De referência de destaque da literatura alemã do século XX a nome de culto em todo o mundo, Prémio Nobel da Literatura, Hermann Hesse vive uma profunda transformação numa viagem à Índia, originando Siddhartha. A materialização de uma forma peculiar de estar, numa conciliação entre a vida ativa e uma espiritualidade viva.

Seguimos, nesta espécie de poema indiano, um ser chamado Siddhartha que, depois de uma infância e uma juventude isentas de miséria ou privações, decide num determinado momento introduzir-se numa peregrinação privada de luxos, Índia fora, o seu país. A viagem que cumpre é longa e existencial e evolui, entre entregas excessivas a prazeres e jejuns decididos, até à descoberta sobre o «caminho do meio».

Neste romance, incrivelmente atual e necessário, surge-nos então o filho do brâmane, por todos amado, capaz de fazer feliz os demais à sua volta, mas incapaz de sentir em si a felicidade. Em busca da «Fonte Primordial no fundo do Eu», abandona a casa do pai para se juntar aos ascetas. Numa busca contemplativa, experimenta esvaziar-se de si próprio em sucessivas experiências bem sucedidas e, ainda assim, testemunhas de novos ciclos de sofrimento, numa validação desanimadora da infelicidade. Pelo caminho, cruza-se com Buda, é aprendiz de ensinamentos múltiplos, seguidor de doutrinas e outros mestres, divaga, até se estabelecer numa nova forma de ser, despindo-se de um velho Siddhartha, «da mesma maneira que a cobra abandona a sua pele antiga». Entendeu que queria ser o seu próprio aluno, aprender consigo mesmo, «(…) conhecer esse segredo chamado Siddhartha». Projetado na força simbólica do rio («podemos aprender tudo com ele», refere), encontra-se consigo e, no fundo de si (único refúgio para o «rumo firme»), sinaliza o único lugar para a descoberta do «Eu».
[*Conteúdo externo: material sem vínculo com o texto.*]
# cboin1996/avddpg

Hardware: AMD Instinct MI355X
Metric: env-steps/sec + DDPG updates/sec, 4096x5-vehicle platoons (higher is better)
Workload: dtype f32-class (fp16 hi+lo operand pairs on the 16-bit matrix cores, f32 accumulate)

## Files before the change

### avddpg_amd/csrc/fsplit.hip

```cpp
#include <type_traits>

#include "fset_common.h"

namespace avd {
namespace fsplit {
using namespace fset;

struct ActorS {
    static constexpr int K = 256, KP = 256, NFT = 8, NKS = 16, LD = 264, NGT = 9, KG = 288;
    static constexpr bool critic = false;
};
struct CriticS {
    static constexpr int K = 304, KP = 320, NFT = 10, NKS = 19, LD = 312, NGT = 10, KG = 320;
    static constexpr bool critic = true;
};
constexpr int NGT_MAX = 10;

template <int I, int N, class F>
__device__ __forceinline__ void static_for(F&& f) {
    if constexpr (I < N) {
        f(std::integral_constant<int, I>{});
        static_for<I + 1, N>(f);
    }
}
// ... 17 lines not shown
    f32x2 l;
#ifdef __HIP_DEVICE_COMPILE__
    asm("v_fma_mix_f32 %0, -%1, 1.0, %2 op_sel:[0,0,0] op_sel_hi:[1,0,0]" : "=v"(l[0]) : "v"(hi), "v"(a));
    asm("v_fma_mix_f32 %0, -%1, 1.0, %2 op_sel:[1,0,0] op_sel_hi:[1,0,0]" : "=v"(l[1]) : "v"(hi), "v"(b));
#else
    l[0] = a - (float)h[0], l[1] = b - (float)h[1];
#endif
    lo = __builtin_bit_cast(unsigned, __builtin_convertvector(l, f16x2));
}
__device__ __forceinline__ void split1h(float x, f16& hi, f16& lo) {
    hi = (f16)x;
    lo = (f16)(x - (float)hi);
}
template <class V>
__device__ __forceinline__ void pin16(V& x) {
#pragma unroll
    for (int q = 0; q < 2; ++q) {
        float a = x[8 * q], b = x[8 * q + 1], c = x[8 * q + 2], d = x[8 * q + 3], e = x[8 * q + 4], f = x[8 * q + 5], g = x[8 * q + 6], h = x[8 * q + 7];
        asm volatile("" : "+v"(a), "+v"(b), "+v"(c), "+v"(d), "+v"(e), "+v"(f), "+v"(g), "+v"(h));
        x[8 * q] = a, x[8 * q + 1] = b, x[8 * q + 2] = c, x[8 * q + 3] = d, x[8 * q + 4] = e, x[8 * q + 5] = f, x[8 * q + 6] = g, x[8 * q + 7] = h;
    }
}
__device__ __forceinline__ f16x8 fragh(unsigned a, unsigned b, unsigned c, unsigned d) {
    uint4 o;
    o.x = a, o.y = b, o.z = c, o.w = d;
    return __builtin_bit_cast(f16x8, o);
}
__device__ __forceinline__ f32x16 mfmah(f16x8 a, f16x8 b, f32x16 c) {
    return __builtin_amdgcn_mfma_f32_32x32x16_f16(a, b, c, 0, 0, 0);
}
__device__ __forceinline__ f16x8 make_xh(float x0, float x1, float x2, float x3, int h) {
    f16 a0, a1, a2, a3, l0, l1, l2, l3;
    split1h(x0, a0, l0), split1h(x1, a1, l1), split1h(x2, a2, l2), split1h(x3, a3, l3);
    const f16 one = (f16)1.f, zero = (f16)0.f;
    f16x8 v;
    v[0] = a0, v[1] = a1, v[2] = a2, v[3] = a3;
    v[4] = h ? one : l0, v[5] = h ? one : l1, v[6] = h ? zero : l2, v[7] = h ? zero : l3;
    return v;
}
__device__ __forceinline__ f16x8 make_wh(float w0, float w1, float w2, float w3, float b, float sc, int h) {
    f16 a0, a1, a2, a3, l0, l1, l2, l3, bh, bl;
    split1h(sc * w0, a0, l0), split1h(sc * w1, a1, l1), split1h(sc * w2, a2, l2), split1h(sc * w3, a3, l3), split1h(sc * b, bh, bl);
    const f16 zero = (f16)0.f;
    f16x8 v;
    v[0] = h ? l0 : a0, v[1] = h ? l1 : a1, v[2] = h ? l2 : a2, v[3] = h ? l3 : a3;
    v[4] = h ? bh : a0, v[5] = h ? bl : a1, v[6] = h ? bh : a2, v[7] = h ? zero : a3;
    return v;
}
__device__ __forceinline__ f16x8 make_xg(float x0, float x1, float x2, float x3, float g, int h) {
    f16 a0, a1, a2, a3, l0, l1, l2, l3, gh, gl;
    split1h(x0, a0, l0), split1h(x1, a1, l1), split1h(x2, a2, l2), split1h(x3, a3, l3), split1h(g, gh, gl);
    const f16 zero = (f16)0.f;
    f16x8 v;
    v[0] = a0, v[1] = a1, v[2] = a2, v[3] = a3;
    v[4] = h ? gh : l0, v[5] = h ? gh : l1, v[6] = h ? gl : l2, v[7] = h ? zero : l3;
    return v;
}

template <int S>
__device__ __forceinline__ void load_x(const float* xa, long row, float (&x)[4]) {
    if (S == 4) {
        const float4 v = *(const float4*)(xa + 4 * row);
        x[0] = v.x, x[1] = v.y, x[2] = v.z, x[3] = v.w;
    } else {
#pragma unroll
        for (int k = 0; k < 4; ++k) x[k] = k < S ? xa[S * row + k] : 0.f;
    }
}

__host__ __device__ constexpr int wpos(int f) { return (f & ~12) | ((f & 4) << 1) | ((f & 8) >> 1); }

struct NetP {
    const float* th;
    long th_stride;
    const f16* Whi;
    const f16* Wlo;
    const f16* Wchi;
    const f16* Wclo;
    const f16x8* wf1h;
    const float* vec;
    const unsigned* wap;
};

struct PackArgs {
    const float* x[2];
    const float* extra[2];
    f16x8* outh[2];
    long rows;
};
__device__ __forceinline__ void front_flag(unsigned* wave_flags, bool hit) {
    const bool any = __ballot(hit) != 0;
    if ((threadIdx.x & 63) == 0) wave_flags[threadIdx.x >> 6] = any;
}
template <int S>
__device__ __forceinline__ void pack_x_role(const PackArgs& a, int which, long bx, unsigned* wave_flags) {
    const float* x = a.x[which];
    const float* extra = a.extra[which];
    const bool extra_is_action = which == 0;
    const long i = bx * 256 + threadIdx.x;
    bool nf = false;
    if (i < 2 * a.rows) {
        float v[4];
        load_x<S>(x, i >> 1, v);
        nf = not_finite(v[0]) || not_finite(v[1]) || not_finite(v[2]) || not_finite(v[3]);
        nf = nf || fmaxf(fmaxf(fabsf(v[0]), fabsf(v[1])), fmaxf(fabsf(v[2]), fabsf(v[3]))) >= F16_OVERFLOW;
        if (!(i & 1)) {
            const float e = extra[i >> 1];
            nf = nf || not_finite(e) || (extra_is_action && fabsf(e) >= F16_OVERFLOW);
        }
        a.outh[which][i] = make_xh(v[0], v[1], v[2], v[3], (int)(i & 1));
    }
    front_flag(wave_flags, nf);
}
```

Siddhartha consiste num tratado fundamental sobre a importância da paciência e da escuta interior na busca da própria essência, chamando a atenção (numa das suas passagens mais relevantes) para aquilo que podemos descobrir versus encontrar e aí ficar ou seguir em busca do que verdadeiramente somos:

« – Quando alguém procura – respondeu Siddhartha – pode acontecer que os seus olhos vejam apenas a coisa que ele procura, que não permitam que ele a encontre porque ele pensa sempre e apenas naquilo que procura, porque ele tem um objetivo, porque está possuído por esse objetivo. Procurar significa ter um objetivo. Mas encontrar significa ser livre, manter-se aberto, não ter objetivos. Tu, Venerável, és talvez um homem à procura, pois, perseguindo o teu objetivo, muitas vezes não vês aquilo que está perante os teus olhos».